[Dataset entries]
☆ ☆ ☆ ☆
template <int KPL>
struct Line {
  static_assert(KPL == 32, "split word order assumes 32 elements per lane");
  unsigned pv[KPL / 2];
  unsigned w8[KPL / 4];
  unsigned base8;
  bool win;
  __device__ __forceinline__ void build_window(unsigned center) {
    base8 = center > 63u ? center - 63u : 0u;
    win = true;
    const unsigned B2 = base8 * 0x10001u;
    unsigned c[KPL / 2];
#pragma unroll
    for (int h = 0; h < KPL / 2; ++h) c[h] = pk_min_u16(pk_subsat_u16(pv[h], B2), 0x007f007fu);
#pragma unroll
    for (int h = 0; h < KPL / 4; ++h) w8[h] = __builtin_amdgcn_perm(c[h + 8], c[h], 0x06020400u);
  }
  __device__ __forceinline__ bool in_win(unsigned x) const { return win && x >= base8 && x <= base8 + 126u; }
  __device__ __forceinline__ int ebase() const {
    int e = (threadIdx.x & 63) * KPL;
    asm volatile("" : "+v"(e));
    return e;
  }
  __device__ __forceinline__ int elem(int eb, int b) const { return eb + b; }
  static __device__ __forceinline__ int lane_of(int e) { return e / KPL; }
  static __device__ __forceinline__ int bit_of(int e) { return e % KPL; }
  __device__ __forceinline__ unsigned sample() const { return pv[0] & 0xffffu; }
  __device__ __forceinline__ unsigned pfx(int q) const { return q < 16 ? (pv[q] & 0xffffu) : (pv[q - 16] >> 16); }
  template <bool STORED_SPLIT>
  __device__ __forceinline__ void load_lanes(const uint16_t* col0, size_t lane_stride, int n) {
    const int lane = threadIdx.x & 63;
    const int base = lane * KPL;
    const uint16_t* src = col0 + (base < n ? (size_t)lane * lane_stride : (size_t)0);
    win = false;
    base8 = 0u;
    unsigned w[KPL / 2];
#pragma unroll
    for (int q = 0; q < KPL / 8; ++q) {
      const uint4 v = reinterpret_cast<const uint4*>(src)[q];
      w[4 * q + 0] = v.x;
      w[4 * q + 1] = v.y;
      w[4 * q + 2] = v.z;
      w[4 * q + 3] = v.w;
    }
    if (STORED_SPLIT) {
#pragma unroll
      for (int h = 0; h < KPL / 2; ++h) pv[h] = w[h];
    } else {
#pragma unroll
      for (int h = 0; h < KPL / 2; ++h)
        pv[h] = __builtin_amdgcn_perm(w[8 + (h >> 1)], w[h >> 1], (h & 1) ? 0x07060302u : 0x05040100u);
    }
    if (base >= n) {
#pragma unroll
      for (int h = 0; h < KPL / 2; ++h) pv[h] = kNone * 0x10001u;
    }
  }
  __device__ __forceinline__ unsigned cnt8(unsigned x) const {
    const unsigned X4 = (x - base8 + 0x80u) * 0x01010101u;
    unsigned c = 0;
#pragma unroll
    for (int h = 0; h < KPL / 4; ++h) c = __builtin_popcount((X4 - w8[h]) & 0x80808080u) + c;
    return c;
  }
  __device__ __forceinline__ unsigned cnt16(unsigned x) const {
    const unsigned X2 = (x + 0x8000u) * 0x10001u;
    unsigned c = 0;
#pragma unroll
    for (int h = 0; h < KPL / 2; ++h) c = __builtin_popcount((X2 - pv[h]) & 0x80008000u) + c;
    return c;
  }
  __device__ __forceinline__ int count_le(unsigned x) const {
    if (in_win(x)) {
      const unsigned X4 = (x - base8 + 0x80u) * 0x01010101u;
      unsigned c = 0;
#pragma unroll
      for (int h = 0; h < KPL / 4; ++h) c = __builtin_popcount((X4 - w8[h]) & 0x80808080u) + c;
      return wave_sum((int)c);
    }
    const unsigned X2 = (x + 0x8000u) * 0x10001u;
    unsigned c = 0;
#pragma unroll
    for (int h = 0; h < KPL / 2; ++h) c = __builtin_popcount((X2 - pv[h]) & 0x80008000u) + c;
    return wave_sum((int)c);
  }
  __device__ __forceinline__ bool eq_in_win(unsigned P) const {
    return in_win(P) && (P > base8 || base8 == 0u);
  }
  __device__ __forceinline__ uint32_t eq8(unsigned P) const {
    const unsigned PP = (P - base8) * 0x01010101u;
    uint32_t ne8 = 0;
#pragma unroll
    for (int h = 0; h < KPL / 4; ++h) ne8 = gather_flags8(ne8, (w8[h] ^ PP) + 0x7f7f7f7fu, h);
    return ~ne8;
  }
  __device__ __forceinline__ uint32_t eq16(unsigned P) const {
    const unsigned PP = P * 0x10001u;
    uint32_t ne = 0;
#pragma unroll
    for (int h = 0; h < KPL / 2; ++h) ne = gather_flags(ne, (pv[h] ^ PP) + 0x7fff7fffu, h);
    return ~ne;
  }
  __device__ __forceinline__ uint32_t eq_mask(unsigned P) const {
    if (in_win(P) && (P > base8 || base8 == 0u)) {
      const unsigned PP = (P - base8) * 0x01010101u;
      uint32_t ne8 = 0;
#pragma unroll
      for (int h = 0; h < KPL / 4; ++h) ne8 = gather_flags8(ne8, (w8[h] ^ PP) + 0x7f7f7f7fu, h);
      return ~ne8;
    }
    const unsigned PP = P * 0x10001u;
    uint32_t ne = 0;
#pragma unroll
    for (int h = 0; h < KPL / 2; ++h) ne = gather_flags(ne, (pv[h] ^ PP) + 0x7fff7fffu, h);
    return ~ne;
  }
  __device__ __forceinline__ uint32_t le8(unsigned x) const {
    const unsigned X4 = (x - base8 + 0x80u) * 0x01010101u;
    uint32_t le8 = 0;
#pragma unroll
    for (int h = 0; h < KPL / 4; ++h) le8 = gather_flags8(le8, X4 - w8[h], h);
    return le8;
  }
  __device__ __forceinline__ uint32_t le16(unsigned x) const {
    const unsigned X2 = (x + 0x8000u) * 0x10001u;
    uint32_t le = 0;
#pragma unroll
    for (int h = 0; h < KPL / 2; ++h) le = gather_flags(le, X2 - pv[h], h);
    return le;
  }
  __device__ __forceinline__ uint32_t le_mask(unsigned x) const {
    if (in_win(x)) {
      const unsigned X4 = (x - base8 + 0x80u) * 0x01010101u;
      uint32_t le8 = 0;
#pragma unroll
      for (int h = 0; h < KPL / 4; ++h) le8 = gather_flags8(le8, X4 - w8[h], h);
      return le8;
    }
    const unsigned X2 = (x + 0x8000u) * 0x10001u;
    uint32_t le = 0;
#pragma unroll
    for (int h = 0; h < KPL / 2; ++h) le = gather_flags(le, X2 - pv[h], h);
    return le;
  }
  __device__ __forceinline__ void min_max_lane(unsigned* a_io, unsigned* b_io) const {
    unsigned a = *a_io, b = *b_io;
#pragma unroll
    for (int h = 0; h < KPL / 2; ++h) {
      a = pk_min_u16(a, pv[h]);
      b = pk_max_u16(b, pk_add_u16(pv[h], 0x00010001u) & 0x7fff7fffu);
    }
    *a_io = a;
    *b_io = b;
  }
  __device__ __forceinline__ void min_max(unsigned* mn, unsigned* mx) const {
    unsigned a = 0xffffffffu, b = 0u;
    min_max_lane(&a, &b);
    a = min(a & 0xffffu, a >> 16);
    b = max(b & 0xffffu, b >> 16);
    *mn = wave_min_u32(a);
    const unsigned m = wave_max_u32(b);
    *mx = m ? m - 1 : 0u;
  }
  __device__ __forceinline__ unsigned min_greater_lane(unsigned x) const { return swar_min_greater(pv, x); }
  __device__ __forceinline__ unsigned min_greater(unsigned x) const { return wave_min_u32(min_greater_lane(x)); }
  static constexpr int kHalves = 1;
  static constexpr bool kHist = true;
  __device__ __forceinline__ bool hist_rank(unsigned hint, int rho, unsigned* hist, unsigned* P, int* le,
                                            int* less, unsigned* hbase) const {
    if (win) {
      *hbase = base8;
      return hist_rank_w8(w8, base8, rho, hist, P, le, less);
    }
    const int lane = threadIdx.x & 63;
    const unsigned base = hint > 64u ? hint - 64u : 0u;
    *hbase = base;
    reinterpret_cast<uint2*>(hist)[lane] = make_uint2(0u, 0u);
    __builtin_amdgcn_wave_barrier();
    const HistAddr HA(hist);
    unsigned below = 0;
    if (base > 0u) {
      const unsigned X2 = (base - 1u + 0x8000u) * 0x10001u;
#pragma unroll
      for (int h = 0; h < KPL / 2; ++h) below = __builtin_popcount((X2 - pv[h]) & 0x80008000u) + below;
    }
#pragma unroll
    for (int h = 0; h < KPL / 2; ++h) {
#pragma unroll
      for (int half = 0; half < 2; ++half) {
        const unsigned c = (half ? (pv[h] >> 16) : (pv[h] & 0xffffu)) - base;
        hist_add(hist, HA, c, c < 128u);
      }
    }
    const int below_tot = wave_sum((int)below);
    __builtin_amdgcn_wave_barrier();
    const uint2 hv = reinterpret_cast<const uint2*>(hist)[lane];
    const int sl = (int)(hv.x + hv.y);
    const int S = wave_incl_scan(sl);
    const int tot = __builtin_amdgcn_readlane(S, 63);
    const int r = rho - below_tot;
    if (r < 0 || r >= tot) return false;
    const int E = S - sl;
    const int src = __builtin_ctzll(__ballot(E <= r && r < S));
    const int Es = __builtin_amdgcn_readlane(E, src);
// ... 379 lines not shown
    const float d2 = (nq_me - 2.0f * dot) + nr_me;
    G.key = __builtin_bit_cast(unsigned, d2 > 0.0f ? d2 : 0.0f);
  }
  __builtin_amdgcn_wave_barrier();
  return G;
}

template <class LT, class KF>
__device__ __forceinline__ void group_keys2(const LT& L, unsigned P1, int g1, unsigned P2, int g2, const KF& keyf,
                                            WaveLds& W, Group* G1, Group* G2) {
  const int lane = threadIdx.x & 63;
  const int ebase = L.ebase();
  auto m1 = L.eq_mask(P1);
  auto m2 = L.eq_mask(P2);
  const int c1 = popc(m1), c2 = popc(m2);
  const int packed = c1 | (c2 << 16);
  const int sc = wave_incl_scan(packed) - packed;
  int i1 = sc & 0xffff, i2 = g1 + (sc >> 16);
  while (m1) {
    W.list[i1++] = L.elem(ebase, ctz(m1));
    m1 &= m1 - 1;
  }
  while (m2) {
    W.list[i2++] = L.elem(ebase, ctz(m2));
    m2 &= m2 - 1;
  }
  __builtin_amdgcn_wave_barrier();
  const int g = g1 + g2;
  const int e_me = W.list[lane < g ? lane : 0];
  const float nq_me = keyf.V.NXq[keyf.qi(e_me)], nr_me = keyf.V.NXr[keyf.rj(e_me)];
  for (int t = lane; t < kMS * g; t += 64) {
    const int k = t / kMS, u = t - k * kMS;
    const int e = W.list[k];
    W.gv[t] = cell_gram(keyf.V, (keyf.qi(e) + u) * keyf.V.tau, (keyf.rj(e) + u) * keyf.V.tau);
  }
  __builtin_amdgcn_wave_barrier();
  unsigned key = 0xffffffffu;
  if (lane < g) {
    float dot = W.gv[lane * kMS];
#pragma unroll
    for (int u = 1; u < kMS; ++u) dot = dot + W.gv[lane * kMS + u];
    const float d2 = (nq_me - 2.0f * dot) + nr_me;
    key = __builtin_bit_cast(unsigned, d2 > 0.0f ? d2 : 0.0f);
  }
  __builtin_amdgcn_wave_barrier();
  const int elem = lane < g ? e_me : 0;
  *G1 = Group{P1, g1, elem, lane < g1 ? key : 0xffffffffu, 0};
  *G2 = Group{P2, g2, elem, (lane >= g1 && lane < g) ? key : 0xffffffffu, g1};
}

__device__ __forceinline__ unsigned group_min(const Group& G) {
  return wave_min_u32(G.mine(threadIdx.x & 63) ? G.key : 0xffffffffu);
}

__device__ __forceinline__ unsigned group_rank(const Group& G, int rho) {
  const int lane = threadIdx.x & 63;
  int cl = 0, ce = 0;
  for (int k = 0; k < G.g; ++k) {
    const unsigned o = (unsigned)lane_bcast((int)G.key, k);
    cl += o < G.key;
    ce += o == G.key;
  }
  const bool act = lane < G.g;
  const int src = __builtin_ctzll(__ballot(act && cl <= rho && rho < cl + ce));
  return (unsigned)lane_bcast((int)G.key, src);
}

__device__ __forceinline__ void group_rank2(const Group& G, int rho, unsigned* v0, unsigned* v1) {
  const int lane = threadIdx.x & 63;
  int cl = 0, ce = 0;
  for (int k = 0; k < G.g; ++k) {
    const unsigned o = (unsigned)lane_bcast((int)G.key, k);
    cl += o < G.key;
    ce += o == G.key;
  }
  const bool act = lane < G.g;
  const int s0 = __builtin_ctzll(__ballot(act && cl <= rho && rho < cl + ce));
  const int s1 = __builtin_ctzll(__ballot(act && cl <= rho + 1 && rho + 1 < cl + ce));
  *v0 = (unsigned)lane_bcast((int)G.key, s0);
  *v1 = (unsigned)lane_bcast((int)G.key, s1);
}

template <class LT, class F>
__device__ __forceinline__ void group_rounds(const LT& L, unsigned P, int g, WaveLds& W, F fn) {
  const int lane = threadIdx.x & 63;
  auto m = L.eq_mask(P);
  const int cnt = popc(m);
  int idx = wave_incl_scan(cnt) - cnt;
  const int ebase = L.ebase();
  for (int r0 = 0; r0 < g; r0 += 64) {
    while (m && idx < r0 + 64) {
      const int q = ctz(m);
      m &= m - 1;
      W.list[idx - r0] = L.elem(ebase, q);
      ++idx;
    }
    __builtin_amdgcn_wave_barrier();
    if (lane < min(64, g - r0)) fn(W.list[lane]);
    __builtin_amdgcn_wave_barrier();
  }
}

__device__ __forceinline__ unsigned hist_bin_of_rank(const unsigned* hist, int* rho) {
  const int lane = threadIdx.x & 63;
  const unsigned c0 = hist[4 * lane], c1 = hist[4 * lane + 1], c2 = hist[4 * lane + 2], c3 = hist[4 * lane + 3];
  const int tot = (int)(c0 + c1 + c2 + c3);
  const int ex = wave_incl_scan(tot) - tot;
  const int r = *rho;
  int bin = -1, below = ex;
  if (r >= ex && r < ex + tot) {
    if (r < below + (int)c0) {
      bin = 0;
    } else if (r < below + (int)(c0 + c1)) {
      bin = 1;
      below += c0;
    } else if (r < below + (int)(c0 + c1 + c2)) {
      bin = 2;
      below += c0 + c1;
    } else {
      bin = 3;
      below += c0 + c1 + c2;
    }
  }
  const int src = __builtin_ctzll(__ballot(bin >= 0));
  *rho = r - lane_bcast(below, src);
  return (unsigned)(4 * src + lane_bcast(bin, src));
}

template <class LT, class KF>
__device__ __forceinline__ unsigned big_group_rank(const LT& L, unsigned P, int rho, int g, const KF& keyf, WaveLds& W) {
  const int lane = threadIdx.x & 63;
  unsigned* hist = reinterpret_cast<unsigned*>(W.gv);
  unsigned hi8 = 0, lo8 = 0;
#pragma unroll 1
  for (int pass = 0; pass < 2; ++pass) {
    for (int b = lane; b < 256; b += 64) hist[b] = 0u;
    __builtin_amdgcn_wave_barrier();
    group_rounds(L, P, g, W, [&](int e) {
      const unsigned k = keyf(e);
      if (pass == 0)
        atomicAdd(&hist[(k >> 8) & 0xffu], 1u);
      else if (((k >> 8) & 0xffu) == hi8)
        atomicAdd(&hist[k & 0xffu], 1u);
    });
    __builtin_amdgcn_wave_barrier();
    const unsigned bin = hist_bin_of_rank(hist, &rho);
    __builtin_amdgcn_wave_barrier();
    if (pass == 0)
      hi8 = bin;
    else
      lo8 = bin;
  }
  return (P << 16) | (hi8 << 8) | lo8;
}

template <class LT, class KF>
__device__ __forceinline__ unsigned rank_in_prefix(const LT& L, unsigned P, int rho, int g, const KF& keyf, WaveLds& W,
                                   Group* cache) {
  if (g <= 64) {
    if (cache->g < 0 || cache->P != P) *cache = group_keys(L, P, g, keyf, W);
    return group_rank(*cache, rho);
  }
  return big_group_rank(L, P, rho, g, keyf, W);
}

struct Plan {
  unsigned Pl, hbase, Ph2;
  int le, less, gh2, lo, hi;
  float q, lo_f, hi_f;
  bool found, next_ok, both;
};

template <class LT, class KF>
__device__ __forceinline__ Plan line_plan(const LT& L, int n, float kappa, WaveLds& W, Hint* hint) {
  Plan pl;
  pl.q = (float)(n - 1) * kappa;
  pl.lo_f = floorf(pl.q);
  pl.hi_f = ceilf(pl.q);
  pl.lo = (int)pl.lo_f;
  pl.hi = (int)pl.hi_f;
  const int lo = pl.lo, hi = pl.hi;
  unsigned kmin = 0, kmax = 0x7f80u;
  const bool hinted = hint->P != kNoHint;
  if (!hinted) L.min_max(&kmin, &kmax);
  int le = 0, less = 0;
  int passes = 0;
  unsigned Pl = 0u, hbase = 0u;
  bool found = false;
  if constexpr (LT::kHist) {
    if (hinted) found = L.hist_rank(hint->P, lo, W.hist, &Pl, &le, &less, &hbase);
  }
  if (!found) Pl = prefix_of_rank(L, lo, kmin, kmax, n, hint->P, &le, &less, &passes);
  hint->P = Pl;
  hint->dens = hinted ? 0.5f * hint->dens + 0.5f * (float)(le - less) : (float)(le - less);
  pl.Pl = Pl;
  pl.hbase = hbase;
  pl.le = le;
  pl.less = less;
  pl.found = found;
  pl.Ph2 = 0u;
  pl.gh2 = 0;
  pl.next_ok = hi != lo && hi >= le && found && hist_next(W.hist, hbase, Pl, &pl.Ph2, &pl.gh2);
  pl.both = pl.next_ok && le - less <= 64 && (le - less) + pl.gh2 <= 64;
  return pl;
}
☆ ☆ ☆ ☆
● **ASSIGNED TASK**:
Exactly as they appear, write out the lines from the one containing "pl.Pl = Pl;" through the final line of the entries above, both included.

● **ANSWER BOX**:
  pl.Pl = Pl;
  pl.hbase = hbase;
  pl.le = le;
  pl.less = less;
  pl.found = found;
  pl.Ph2 = 0u;
  pl.gh2 = 0;
  pl.next_ok = hi != lo && hi >= le && found && hist_next(W.hist, hbase, Pl, &pl.Ph2, &pl.gh2);
  pl.both = pl.next_ok && le - less <= 64 && (le - less) + pl.gh2 <= 64;
  return pl;
}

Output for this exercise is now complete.